# SYNCC-IN/hyperscanning-signal-analysis

Hardware: AMD Instinct MI355X
Metric: MVAR+ffDTF windows/sec, 2x32-ch dyad p=8, 256 freqs (higher is better)
Workload: dtype f64; 1 GPU; C2: 1 dyad(s)/GPU, 2x32 ch @500 Hz, 10 min, 2 s windows 50% overlap (599 windows per dyad), MVAR p=8, 256 freqs 0.5-128 Hz; dyads_per_gpu=1, k1=hop blocks summed once, shared by the overlapping windows (hop 500), k2=block Levinson-Whittle recursion, one workgroup per window, one launch, normalisation=inside K3 (rows of window w by workgroups of window w+lag), parallelism=dyad-sharded x1, gather=none

## Files before the change

### hyperscanning_signal_analysis_amd/_lib.py

```python
from __future__ import annotations

import ctypes
import os
from ctypes import POINTER, c_char_p, c_double, c_int, c_int32, c_int64, c_void_p

_HERE = os.path.dirname(os.path.abspath(__file__))
LIB_PATH = os.path.join(_HERE, "libhypermvar.so")

SIGNATURES = {
    "hmv_version": (c_int, []),
    "hmv_last_error": (c_char_p, []),
    "hmv_pad": (c_int, [c_int]),
    "hmv_set_tuning": (c_int, [c_int, c_int64]),
    "hmv_get_tuning": (c_int64, [c_int]),
    "hmv_yw_workspace_doubles": (c_int64, [c_int, c_int]),
    "hmv_lagcov_f64": (c_int, [c_void_p, c_int64, c_int64, c_void_p, c_void_p, c_int64, c_int, c_int, c_int,
                               c_void_p, c_void_p]),
    "hmv_lagcov_regular_workspace_doubles": (c_int64, [c_int64, c_int, c_int, c_int64, c_int]),
    "hmv_lagcov_regular_f64": (c_int, [c_void_p, c_int64, c_int64, c_int64, c_int64, c_int64, c_int, c_int, c_int,
                                       c_void_p, c_void_p, c_void_p]),
    "hmv_yw_solve_f64": (c_int, [c_void_p, c_int64, c_int, c_int, c_void_p, c_void_p, c_void_p, c_void_p,
                                 c_void_p, c_int64, c_void_p]),
    "hmv_twiddles_f64": (c_int, [c_void_p, c_int, c_double, c_int, c_void_p, c_void_p]),
    "hmv_tf_workspace_doubles": (c_int64, [c_int64, c_int, c_int]),
    "hmv_tf_f64": (c_int, [c_void_p, c_int64, c_int, c_int, c_void_p, c_int, c_void_p, c_void_p, c_void_p,
                           c_void_p, c_void_p, c_double, c_void_p, c_void_p]),
    "hmv_ffdtf_norm_f64": (c_int, [c_void_p, c_void_p, c_void_p, c_void_p, c_int64, c_int, c_int, c_int,
                                   c_void_p]),
    "hmv_transpose_c128": (c_int, [c_void_p, c_void_p, c_int64, c_int, c_int, c_void_p]),
    "hmv_spectra_f64": (c_int, [c_void_p, c_void_p, c_void_p, c_int64, c_int, c_int, c_void_p]),
    "hmv_spectra_mmf_f64": (c_int, [c_void_p, c_void_p, c_void_p, c_int64, c_int, c_int, c_void_p]),
    "hmv_pack_c128": (c_int, [c_void_p, c_void_p, c_int64, c_int, c_int, c_void_p]),
    "hmv_cinv_c128": (c_int, [c_void_p, c_int64, c_int, c_int, c_void_p, c_void_p, c_void_p, c_double, c_void_p]),
    "hmv_partial_coherence_c128": (c_int, [c_void_p, c_void_p, c_void_p, c_int64, c_int, c_int, c_void_p]),
    "hmv_gpdc_f64": (c_int, [c_void_p, c_void_p, c_void_p, c_int64, c_int, c_int, c_void_p]),
    "hmv_trial_mean_f64": (c_int, [c_void_p, c_int64, c_int, c_int, c_void_p, c_void_p]),
    "hmv_ddtf_f64": (c_int, [c_void_p, c_void_p, c_void_p, c_int64, c_int, c_int, c_void_p]),
    "hmv_band_sums_f64": (c_int, [c_void_p, c_int64, c_int, c_void_p, c_void_p, c_int, c_void_p, c_void_p]),
    "hmv_dpss_workspace_bytes": (c_int64, [c_int64, c_int, c_int]),
    "hmv_dpss_f64": (c_int, [c_int64, c_double, c_int, c_int, c_void_p, c_void_p, c_void_p, c_int64, c_void_p]),
    "hmv_psd_workspace_bytes": (c_int64, [c_int64, c_int64, c_int]),
    "hmv_psd_multitaper_f64": (c_int, [c_void_p, c_int64, c_int64, c_int64, c_void_p, c_void_p, c_int, c_int64, c_int64,
                                       c_void_p, c_void_p, c_int64, c_int64, c_void_p]),
    "hmv_sliding_workspace_bytes": (c_int64, [c_int64, c_int, c_int, c_int]),
    "hmv_tf_ffdtf_workspace_bytes": (c_int64, [c_int64, c_int, c_int, c_int]),
    "hmv_tf_ffdtf_f64": (c_int, [c_void_p, c_int64, c_int, c_int, c_void_p, c_int, c_void_p, c_void_p, c_void_p, c_void_p,
                                 c_double, c_void_p, c_int64, c_int64, c_void_p, c_void_p, c_void_p]),
    "hmv_tf_ffdtf_bands_workspace_bytes": (c_int64, [c_int64, c_int, c_int, c_int]),
    "hmv_tf_ffdtf_bands_f64": (c_int, [c_void_p, c_int64, c_int, c_int, c_void_p, c_int, c_void_p, c_void_p, c_void_p, c_int,
                                       c_void_p, c_void_p, c_double, c_void_p, c_int64, c_int64, c_void_p, c_void_p,
                                       c_void_p]),
    "hmv_sliding_bands_workspace_bytes": (c_int64, [c_int64, c_int, c_int, c_int]),
    "hmv_sliding_ffdtf_bands_f64": (c_int, [c_void_p, c_int64, c_int64, c_void_p, c_void_p, c_int64, c_int, c_int,
                                            c_int, c_void_p, c_int, c_double, c_void_p, c_void_p, c_void_p, c_int,
                                            c_void_p, c_void_p, c_void_p, c_void_p, c_void_p, c_int64, c_int64, c_double,
                                            c_int64, c_int64, c_int64, c_int64, c_int64, c_void_p, c_void_p, c_void_p,
                                            c_void_p]),
    "hmv_sliding_spectra_workspace_bytes": (c_int64, [c_int64, c_int, c_int, c_int]),
    "hmv_sliding_ffdtf_spectra_f64": (c_int, [c_void_p, c_int64, c_int64, c_void_p, c_void_p, c_int64, c_int, c_int,
                                              c_int, c_void_p, c_int, c_double, c_void_p, c_void_p, c_void_p, c_void_p,
                                              c_void_p, c_void_p, c_void_p, c_int64, c_int64, c_double, c_int64, c_int64,
                                              c_int64, c_int64, c_int64, c_void_p, c_void_p]),
    "hmv_sliding_ffdtf_f64": (c_int, [c_void_p, c_int64, c_int64, c_void_p, c_void_p, c_int64, c_int, c_int,
                                      c_int, c_void_p, c_int, c_double, c_void_p, c_void_p, c_void_p, c_void_p,
                                      c_void_p, c_void_p, c_int64, c_int64, c_double, c_int64, c_int64, c_int64, c_int64,
                                      c_int64, c_void_p, c_void_p, c_void_p, c_void_p]),
    "hmv_sliding_ddtf_workspace_bytes": (c_int64, [c_int64, c_int, c_int, c_int, c_int]),
    "hmv_sliding_ddtf_f64": (c_int, [c_void_p, c_int64, c_int64, c_void_p, c_void_p, c_int64, c_int, c_int, c_int, c_void_p,
                                     c_int, c_double, c_void_p, c_void_p, c_void_p, c_int, c_void_p, c_void_p, c_void_p,
                                     c_void_p, c_void_p, c_int64, c_int64, c_double, c_int64, c_int64, c_int64, c_int64,
                                     c_int64, c_void_p, c_void_p]),
    "hmv_sliding_gpdc_workspace_bytes": (c_int64, [c_int64, c_int, c_int, c_int, c_int]),
    "hmv_sliding_gpdc_f64": (c_int, [c_void_p, c_int64, c_int64, c_void_p, c_void_p, c_int64, c_int, c_int, c_int, c_void_p,
                                     c_int, c_double, c_void_p, c_void_p, c_void_p, c_int, c_void_p, c_void_p, c_void_p,
                                     c_void_p, c_int64, c_int64, c_int64, c_int64, c_int64, c_int64, c_int64, c_void_p,
                                     c_void_p]),
    "hmv_yw_solve_auto_f64": (c_int, [c_void_p, c_int64, c_int, c_int, c_int, c_int] + [c_void_p] * 7 + [c_int64, c_void_p]),
    "hmv_sliding_auto_workspace_bytes": (c_int64, [c_int, c_int64, c_int, c_int, c_int, c_int]),
    "hmv_sliding_auto_f64": (c_int, [c_int, c_void_p, c_int64, c_int64, c_void_p, c_void_p, c_int64, c_int, c_int, c_int,
                                     c_int, c_void_p, c_int, c_double, c_void_p, c_void_p, c_void_p, c_int] +
                             [c_void_p] * 8 + [c_int64, c_int64, c_double, c_int64, c_int64, c_int64, c_int64, c_int64,
                                               c_void_p, c_void_p]),
    "hmv_lagcov_ensemble_workspace_doubles": (c_int64, [c_int64, c_int, c_int, c_int, c_int64, c_int64]),
    "hmv_lagcov_ensemble_f64": (c_int, [c_void_p, c_int64, c_int64, c_int64, c_void_p, c_void_p, c_void_p, c_int64,
                                        c_void_p, c_void_p, c_int64, c_int, c_int, c_int, c_void_p, c_void_p, c_int64,
                                        c_int64, c_int64, c_int64, c_void_p]),
    "hmv_sliding_ensemble_workspace_bytes": (c_int64, [c_int, c_int64, c_int, c_int, c_int, c_int, c_int, c_int64, c_int64]),
    "hmv_sliding_ensemble_f64": (c_int, [c_int, c_void_p, c_int64, c_int64, c_int64, c_void_p, c_void_p, c_void_p, c_int64,
                                         c_void_p, c_void_p, c_int64, c_int, c_int, c_int, c_void_p, c_int, c_double,
                                         c_void_p, c_void_p, c_void_p, c_int] + [c_void_p] * 6 +
                                 [c_int64, c_int64, c_double, c_int64, c_int64, c_int64, c_void_p, c_void_p]),
    "hmv_fad_workspace_bytes": (c_int64, [c_int64, c_int]),
    "hmv_fad_f64": (c_int, [c_void_p, c_int64, c_int64, c_void_p, c_void_p, c_int64, c_int, c_int, c_int, c_int, c_int,
                            c_double, c_double, c_int] + [c_void_p] * 17),
    "hmv_fad_decompose_f64": (c_int, [c_void_p, c_int64, c_int, c_double, c_double, c_int] + [c_void_p] * 13),
    "hmv_surrogate_shift_f64": (c_int, [c_void_p, c_int64, c_int64, c_int64, c_void_p, c_void_p, c_int64, c_void_p, c_int64,
                                        c_int, c_int, c_int, c_int, c_void_p, c_void_p]),
    "hmv_surrogate_phase_c128": (c_int, [c_void_p, c_int64, c_void_p, c_int, c_int, c_int, c_void_p, c_void_p]),
    "hmv_null_accumulate_f64": (c_int, [c_void_p, c_void_p, c_void_p, c_void_p, c_int64, c_int, c_int, c_int] + [c_void_p] * 12),
}
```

________________________

If a line in the entries includes the word "dyad", copy that line out.

» OUTPUT FOR THIS EXERCISE
Metric: MVAR+ffDTF windows/sec, 2x32-ch dyad p=8, 256 freqs (higher is better)
Workload: dtype f64; 1 GPU; C2: 1 dyad(s)/GPU, 2x32 ch @500 Hz, 10 min, 2 s windows 50% overlap (599 windows per dyad), MVAR p=8, 256 freqs 0.5-128 Hz; dyads_per_gpu=1, k1=hop blocks summed once, shared by the overlapping windows (hop 500), k2=block Levinson-Whittle recursion, one workgroup per window, one launch, normalisation=inside K3 (rows of window w by workgroups of window w+lag), parallelism=dyad-sharded x1, gather=none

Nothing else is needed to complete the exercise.